And now, just as the stable clock was striking four, the great oaken door of the old Hall was thrown open with a vigorous swing that made it rattle on its hinges, and Jasper St. Aubyn came bounding out into the fresh morning air, with a foot as elastic as that of the mountain roe, singing a snatch of some quaint old ballad.

He was dressed simply in a close-fitting jacket and tight hose of dark-green cloth, without any lace or embroidery, light boots of untanned leather, and a broad-leafed hat, with a single eagle’s feather thrust carelessly through the band. He wore neither cloak nor sword, though it was a period at which gentlemen rarely went abroad without both these, their distinctive attributes; but in the broad black belt which girt his rounded waist he carried a stout wood-knife with a buckhorn hilt; and over his shoulder there swung from a leathern thong, a large wicker fishing-basket.

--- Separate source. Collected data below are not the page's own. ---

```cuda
constexpr int kNormBlock = 8;
__device__ __forceinline__ void chan_merge(float& na, float& ma, float& m2a, float nb, float mb, float m2b) {
  if (nb == 0.f) return;
  const float n = na + nb, d = mb - ma;
  ma = ma + d * (nb / n);
  m2a = m2a + m2b + d * d * (na * nb / n);
  na = n;
}
__global__ void __launch_bounds__(256) norm_stats_kernel(const float* __restrict__ y, int P, int C, int nsplit,
                                                         float* __restrict__ part) {
  __shared__ float red[3][256];
  const int g = blockIdx.x, sp = blockIdx.y;
  const int lanes = 256 / C > 0 ? 256 / C : 1;
  const int c = threadIdx.x % C, pl = threadIdx.x / C;
  const int per = (P + nsplit - 1) / nsplit;
  const int p0 = sp * per, p1 = min(P, p0 + per);
  float n = 0.f, mean = 0.f, m2 = 0.f;
  if (pl < lanes && p0 + pl < p1) {
    const float* base = y + ((size_t)g * P) * C + c;
    mean = base[(size_t)(p0 + pl) * C];
    n = 1.f;
    for (int px = p0 + pl + lanes; px < p1;) {
      float s1 = 0.f, s2 = 0.f;
#pragma unroll
      for (int k = 0; k < kNormBlock; ++k, px += lanes) {
        if (px < p1) {
          const float v = base[(size_t)px * C] - mean;
          s1 += v;
          s2 += v * v;
          n += 1.f;
        }
      }
      const float r = s1 / n;
      mean += r;
      m2 += relu_nan(s2 - s1 * r);
    }
  }
  red[0][threadIdx.x] = n; red[1][threadIdx.x] = mean; red[2][threadIdx.x] = m2;
  __syncthreads();
  if (pl == 0) {
    for (int l = 1; l < lanes; ++l) chan_merge(n, mean, m2, red[0][l * C + c], red[1][l * C + c], red[2][l * C + c]);
    float* o = part + (((size_t)g * nsplit + sp) * 3) * C + c;
    o[0] = n; o[C] = mean; o[2 * C] = m2;
  }
}
__global__ void norm_final_kernel(const float* __restrict__ part, int G, int C, int nsplit,
                                  const float* __restrict__ gamma, float eps, float* __restrict__ mean_out,
                                  float* __restrict__ mult_out) {
  const int i = (blockIdx.x * blockDim.x + threadIdx.x) >> 5, lane = threadIdx.x & 31;
  if (i >= G * C) return;
  const int g = i / C, c = i % C;
  float n = 0.f, mean = 0.f, m2 = 0.f;
  for (int s = lane; s < nsplit; s += 32) {
    const float* o = part + (((size_t)g * nsplit + s) * 3) * C + c;
    chan_merge(n, mean, m2, o[0], o[C], o[2 * C]);
  }
#pragma unroll
  for (int off = 16; off > 0; off >>= 1) {
    const float nb = __shfl_xor_sync(0xffffffffu, n, off), mb = __shfl_xor_sync(0xffffffffu, mean, off),
                m2b = __shfl_xor_sync(0xffffffffu, m2, off);
    float na = n, ma = mean, m2a = m2;
    if (lane & off) { na = nb; ma = mb; m2a = m2b; chan_merge(na, ma, m2a, n, mean, m2); }
    else chan_merge(na, ma, m2a, nb, mb, m2b);
    n = na; mean = ma; m2 = m2a;
  }
  if (lane == 0) {
    mean_out[i] = mean;
    mult_out[i] = rsqrtf(m2 / n + eps) * gamma[c];
  }
}
__global__ void norm_apply_kernel(const float* __restrict__ y, size_t npix, int P, int C, int per_image,
                                  const float* __restrict__ mean, const float* __restrict__ a,
                                  const float* __restrict__ beta, int relu, const float* __restrict__ skip32,
                                  const __half* __restrict__ skip_hi, const __half* __restrict__ skip_lo,
                                  float* __restrict__ out32, __half* __restrict__ hi, __half* __restrict__ lo,
                                  int c_pad) {
  const int gpp = c_pad >> 3;
  const size_t total = npix * (size_t)gpp;
  for (size_t i = blockIdx.x * (size_t)blockDim.x + threadIdx.x; i < total; i += (size_t)gridDim.x * blockDim.x) {
    const size_t px = i / gpp;
    const int c = (int)(i - px * gpp) << 3;
    float v[8] = {0.f, 0.f, 0.f, 0.f, 0.f, 0.f, 0.f, 0.f};
    if (c < C) {
      const size_t g = per_image ? px / P : 0;
      const float* yp = y + px * C + c;
      const float* mp = mean + g * C + c;
      const float* ap = a + g * C + c;
      const float* bp = beta + c;
      float4 t[2] = {*reinterpret_cast<const float4*>(yp), *reinterpret_cast<const float4*>(yp + 4)};
      const float yy[8] = {t[0].x, t[0].y, t[0].z, t[0].w, t[1].x, t[1].y, t[1].z, t[1].w};
#pragma unroll
      for (int e = 0; e < 8; ++e) {
        v[e] = (yy[e] - __ldg(mp + e)) * __ldg(ap + e) + __ldg(bp + e);
        if (relu) v[e] = relu_nan(v[e]);
      }
      if (skip32) {
        const float4 s0 = *reinterpret_cast<const float4*>(skip32 + px * C + c), s1 = *reinterpret_cast<const float4*>(skip32 + px * C + c + 4);
        const float ss[8] = {s0.x, s0.y, s0.z, s0.w, s1.x, s1.y, s1.z, s1.w};
#pragma unroll
        for (int e = 0; e < 8; ++e) v[e] = relu_nan(ss[e] + v[e]);
      } else if (skip_hi) {
        const uint4 h4 = *reinterpret_cast<const uint4*>(skip_hi + px * c_pad + c), l4 = *reinterpret_cast<const uint4*>(skip_lo + px * c_pad + c);
        const uint32_t hw[4] = {h4.x, h4.y, h4.z, h4.w}, lw[4] = {l4.x, l4.y, l4.z, l4.w};
#pragma unroll
        for (int e = 0; e < 4; ++e) {
          const float2 hf = __half22float2(*reinterpret_cast<const __half2*>(&hw[e]));
          const float2 lf = __half22float2(*reinterpret_cast<const __half2*>(&lw[e]));
          v[2 * e] = relu_nan(hf.x + lf.x + v[2 * e]);
          v[2 * e + 1] = relu_nan(hf.y + lf.y + v[2 * e + 1]);
        }
      }
      if (out32) {
        *reinterpret_cast<float4*>(out32 + px * C + c) = make_float4(v[0], v[1], v[2], v[3]);
        *reinterpret_cast<float4*>(out32 + px * C + c + 4) = make_float4(v[4], v[5], v[6], v[7]);
      }
    }
    if (hi) {
      uint32_t ph[4], pl[4];
#pragma unroll
      for (int e = 0; e < 4; ++e) split_f16x2(v[2 * e], v[2 * e + 1], ph[e], pl[e]);
      *reinterpret_cast<uint4*>(hi + px * c_pad + c) = make_uint4(ph[0], ph[1], ph[2], ph[3]);
      *reinterpret_cast<uint4*>(lo + px * c_pad + c) = make_uint4(pl[0], pl[1], pl[2], pl[3]);
    }
  }
}
__global__ void image_norm_kernel(const float* __restrict__ img, float* __restrict__ out, size_t n) {
  for (size_t i = blockIdx.x * (size_t)blockDim.x + threadIdx.x; i < n; i += (size_t)gridDim.x * blockDim.x)
    out[i] = __fsub_rn(__fmul_rn(2.0f, __fdiv_rn(img[i], 255.0f)), 1.0f);
}

__global__ void stem_im2col_kernel(const float* __restrict__ img, int N, int H, int W, int h, int w, int pad_t,
                                   int pad_l, int image_norm, __half* __restrict__ hi, __half* __restrict__ lo) {
  const size_t total = (size_t)N * h * w * 24;
  for (size_t i = blockIdx.x * (size_t)blockDim.x + threadIdx.x; i < total; i += (size_t)gridDim.x * blockDim.x) {
    const int grp = (int)(i % 24);
    const size_t px = i / 24;
    const int x = (int)(px % w), y = (int)((px / w) % h), n = (int)(px / ((size_t)w * h));
    uint32_t ph[4] = {0u, 0u, 0u, 0u}, pl[4] = {0u, 0u, 0u, 0u};
    if (grp * 8 < 147) {
      int ty = (grp * 8) / 21, j = grp * 8 - ty * 21;
      const int ix0 = 2 * x - pad_l;
      const float* base = img + ((size_t)n * H * W + ix0) * 3;
      float v[8];
#pragma unroll
      for (int e = 0; e < 8; ++e) {
        const int iy = 2 * y + ty - pad_t, ix = ix0 + ((j * 11) >> 5);
        v[e] = 0.f;
        if (ty < 7 && iy >= 0 && iy < H && ix >= 0 && ix < W) {
          v[e] = __ldg(base + (ptrdiff_t)iy * W * 3 + j);
          if (image_norm) v[e] = __fsub_rn(__fmul_rn(2.0f, __fdiv_rn(v[e], 255.0f)), 1.0f);
        }
        if (++j == 21) { j = 0; ++ty; }
      }
#pragma unroll
      for (int e = 0; e < 4; ++e) split_f16x2(v[2 * e], v[2 * e + 1], ph[e], pl[e]);
    }
    reinterpret_cast<uint4*>(hi)[i] = make_uint4(ph[0], ph[1], ph[2], ph[3]);
    reinterpret_cast<uint4*>(lo)[i] = make_uint4(pl[0], pl[1], pl[2], pl[3]);
  }
}

__device__ __forceinline__ void flow_im2col_rider(const float* __restrict__ flow, int B, int h, int w, __half* __restrict__ hi,
                                                  __half* __restrict__ lo, size_t tid, size_t nthreads) {
  const size_t total = (size_t)B * h * w * 16;
  for (size_t i = tid; i < total; i += nthreads) {
    const int g = (int)(i & 15);
    const size_t px = i >> 4;
    const int x = (int)(px % w), y = (int)((px / w) % h);
    uint32_t ph[4], pl[4];
#pragma unroll
    for (int e = 0; e < 4; ++e) {
      const int tap = 4 * g + e;
      float2 v = make_float2(0.f, 0.f);
      if (tap < 49) {
        const int yy = y + tap / 7 - 3, xx = x + tap % 7 - 3;
        if (yy >= 0 && yy < h && xx >= 0 && xx < w)
          v = __ldg(reinterpret_cast<const float2*>(flow) + (ptrdiff_t)px + (ptrdiff_t)(yy - y) * w + (xx - x));
      }
      split_f16x2(v.x, v.y, ph[e], pl[e]);
    }
    reinterpret_cast<uint4*>(hi)[i] = make_uint4(ph[0], ph[1], ph[2], ph[3]);
    reinterpret_cast<uint4*>(lo)[i] = make_uint4(pl[0], pl[1], pl[2], pl[3]);
  }
}

__global__ void flow_im2col_kernel(const float* __restrict__ flow, int B, int h, int w, __half* __restrict__ hi,
                                   __half* __restrict__ lo) {
  const size_t total = (size_t)B * h * w * 128;
  for (size_t i = blockIdx.x * (size_t)blockDim.x + threadIdx.x; i < total; i += (size_t)gridDim.x * blockDim.x) {
    const int kk = (int)(i & 127);
    const size_t px = i >> 7;
    float v = 0.f;
    if (kk < 98) {
      const int x = (int)(px % w), y = (int)((px / w) % h);
      const int tap = kk >> 1, c = kk & 1;
      const int yy = y + tap / 7 - 3, xx = x + tap % 7 - 3;
      if (yy >= 0 && yy < h && xx >= 0 && xx < w) v = __ldg(flow + (px + (size_t)(yy - y) * w + (xx - x)) * 2 + c);
    }
    __half hh, ll;
    split_f16(v, hh, ll);
    hi[i] = hh;
    lo[i] = ll;
  }
}

__global__ void bn_fold_kernel(const float* __restrict__ gamma, const float* __restrict__ beta,
                               const float* __restrict__ mean, const float* __restrict__ var, float eps, int C,
                               float* __restrict__ scale, float* __restrict__ shift) {
  const int c = blockIdx.x * blockDim.x + threadIdx.x;
  if (c >= C) return;
  const float s = gamma[c] * rsqrtf(var[c] + eps);
  scale[c] = s;
  shift[c] = beta[c] - mean[c] * s;
}
__global__ void context_split_kernel(const float* __restrict__ cnet, size_t npix, int hid, int ctx,
                                     float* __restrict__ net, float* __restrict__ inp) {
  const int C = hid + ctx;
  const size_t total = npix * (size_t)C;
  for (size_t i = blockIdx.x * (size_t)blockDim.x + threadIdx.x; i < total; i += (size_t)gridDim.x * blockDim.x) {
    const size_t px = i / C;
    const int c = (int)(i - px * C);
    const float v = cnet[i];
    if (c < hid) net[px * hid + c] = tanhf(v);
    else inp[px * ctx + (c - hid)] = relu_nan(v);
  }
}

inline int grid_for(size_t n, int block = 256, int cap = kNumSMs * 16) {
  size_t g = (n + block - 1) / block;
  if (g < 1) g = 1;
  if (g > (size_t)cap) g = cap;
  return (int)g;
}

}
```

tf_raft_b200/layers/extractor.py:

```python
import ctypes
import math
import os

import torch
import torch.nn.functional as F

from .. import _lib


def force_ieee_fp32():
    try:
        torch.backends.cudnn.conv.fp32_precision = 'ieee'
        torch.backends.cuda.matmul.fp32_precision = 'ieee'
    except Exception:
        torch.backends.cudnn.allow_tf32 = False
        torch.backends.cuda.matmul.allow_tf32 = False


force_ieee_fp32()


def _same_pads(n_in, k, s):
    n_out = -(-n_in // s)
    total = max((n_out - 1) * s + k - n_in, 0)
    return total // 2, total - total // 2


def _glorot(shape, gen):
    kh, kw, cin, cout = shape
    limit = math.sqrt(6.0 / (kh * kw * cin + kh * kw * cout))
    return torch.empty(shape).uniform_(-limit, limit, generator=gen)


class _Params:

    def __init__(self, device):
        self.device = torch.device(device)
        self.params = {}
        self._nchw_cache = {}

    def add_conv(self, name, kh, kw, cin, cout, gen):
        self.params[name + '.kernel'] = _glorot((kh, kw, cin, cout), gen).to(self.device)
        self.params[name + '.bias'] = torch.zeros(cout, device=self.device)

    def add_norm(self, name, norm_type, c):
        if norm_type is None:
            return
        self.params[name + '.gamma'] = torch.ones(c, device=self.device)
        self.params[name + '.beta'] = torch.zeros(c, device=self.device)
        if norm_type == 'batch':
            self.params[name + '.moving_mean'] = torch.zeros(c, device=self.device)
            self.params[name + '.moving_variance'] = torch.ones(c, device=self.device)

    def load(self, params, prefix=''):
        for name in self.params:
            src = torch.as_tensor(params[prefix + name], dtype=torch.float32)
            if tuple(src.shape) != tuple(self.params[name].shape):
                raise ValueError(f'{prefix + name}: expected {tuple(self.params[name].shape)}, got {tuple(src.shape)}')
            self.params[name] = src.to(self.device).contiguous()
        self._nchw_cache.clear()

    def conv(self, x, name, stride=1, padding='same'):
        w = self._nchw_cache.get(name)
        if w is None:
            w = self.params[name + '.kernel'].permute(3, 2, 0, 1).contiguous()
            self._nchw_cache[name] = w
        if padding == 'same':
            pt, pb = _same_pads(x.shape[2], w.shape[2], stride)
            pl, pr = _same_pads(x.shape[3], w.shape[3], stride)
            if pt or pb or pl or pr:
                x = F.pad(x, (pl, pr, pt, pb))
        return F.conv2d(x, w, self.params[name + '.bias'], stride=stride)

    def norm(self, x, name, norm_type, training):
        eps = 1e-3
        if norm_type is None:
            return x
        g = self.params[name + '.gamma'].view(1, -1, 1, 1)
        b = self.params[name + '.beta'].view(1, -1, 1, 1)
        if norm_type == 'instance':
            mean = x.mean(dim=(2, 3), keepdim=True)
            var = x.var(dim=(2, 3), unbiased=False, keepdim=True)
        elif norm_type == 'batch':
            if training:
                mean = x.mean(dim=(0, 2, 3), keepdim=True)
                var = x.var(dim=(0, 2, 3), unbiased=False, keepdim=True)
                mom, n = 0.99, x.shape[0] * x.shape[2] * x.shape[3]
                self.params[name + '.moving_mean'].mul_(mom).add_((1 - mom) * mean.flatten())
                self.params[name + '.moving_variance'].mul_(mom).add_((1 - mom) * n / max(n - 1, 1) * var.flatten())
            else:
                mean = self.params[name + '.moving_mean'].view(1, -1, 1, 1)
                var = self.params[name + '.moving_variance'].view(1, -1, 1, 1)
        else:
            raise ValueError(f'Invalid norm_type specified: {norm_type}')
        return (x - mean) * torch.rsqrt(var + eps) * g + b


def Normalization(norm_type, groups=None):
    if norm_type in ('batch', 'instance', None):
        return norm_type
    if norm_type == 'group':
        raise NotImplementedError('GroupNormalization is not used by RAFT / SmallRAFT')
    raise ValueError(f'Invalid norm_type specified: {norm_type}')
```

Nothing, indeed, could be simpler or less indicative of any particular rank or station in society than young St. Aubyn’s garb, yet it would have been a very dull and unobservant eye which should take him for aught less than a high-born and high-bred gentleman.

His fine intellectual face, his bearing erect before heaven, the graceful ease of his every motion, as he hurried down the flagged steps of the terrace, and planted his light foot on the dewy greensward, all betokened gentle birth and gentle associations.

But he thought nothing of himself, nor cared for his advantages, acquired or natural. The long and heavy salmon-rod which he carried in his right hand, in three pieces as yet unconnected, did not more clearly indicate his purpose than the quick marking glance which he cast toward the half-veiled sun and hazy sky, scanning the signs of the weather.

“It will do, it will do,” he said to himself, thinking as it were aloud, “for three or four hours at least; the sun will not shake off those vapors before eight o’clock at the earliest, and if he do come out then hot and strong, I do not know but the water is dark enough after the late rains to serve my turn awhile longer. It will blow up, too, I think, from the westward, and there will be a brisk curl on the pools. But come, I must be moving, if I would reach Darringford to breakfast.”

And as he spoke he strode out rapidly across the park toward the deep chasm of the stream, crushing a thousand aromatic perfumes from the dewy wild-flowers with his heedless foot, and thinking little of the beauties of nature, as he hastened to the scene of his loved exercise.

It was not long, accordingly, before he reached the brink of the steep rocky bank above the stream, which he proposed to fish that morning, and paused to select the best place for descending to the water’s edge.

It was, indeed, a striking and romantic scene as ever met the eye of painter or of poet. On the farther side of the gorge, scarcely a hundred yards distant, the dark limestone rocks rose sheer and precipitous from the very brink of the stream, rifted and broken into angular blocks and tall columnar masses, from the clefts of which, wherever they could find soil enough to support their scanty growth, a few stunted oaks shot out almost horizontally with their gnarled arms and dark-green foliage, and here and there the silvery bark and quivering tresses of the birch relieved the monotony of color by their gay brightness. Above, the cliffs were crowned with the beautiful purple heather, now in its very glow of summer bloom, about which were buzzing myriads of wild bees sipping their nectar from its cups of amethyst.

The hither side, though rough and steep and broken, was not in the place where Jasper stood precipitous; indeed it seemed as if at some distant period a sort of landslip had occurred, by which the fall of the rocky wall had been broken into massive fragments, and hurled down in an inclined plane into the bed of the stream, on which it had encroached with its shattered blocks and rounded boulders.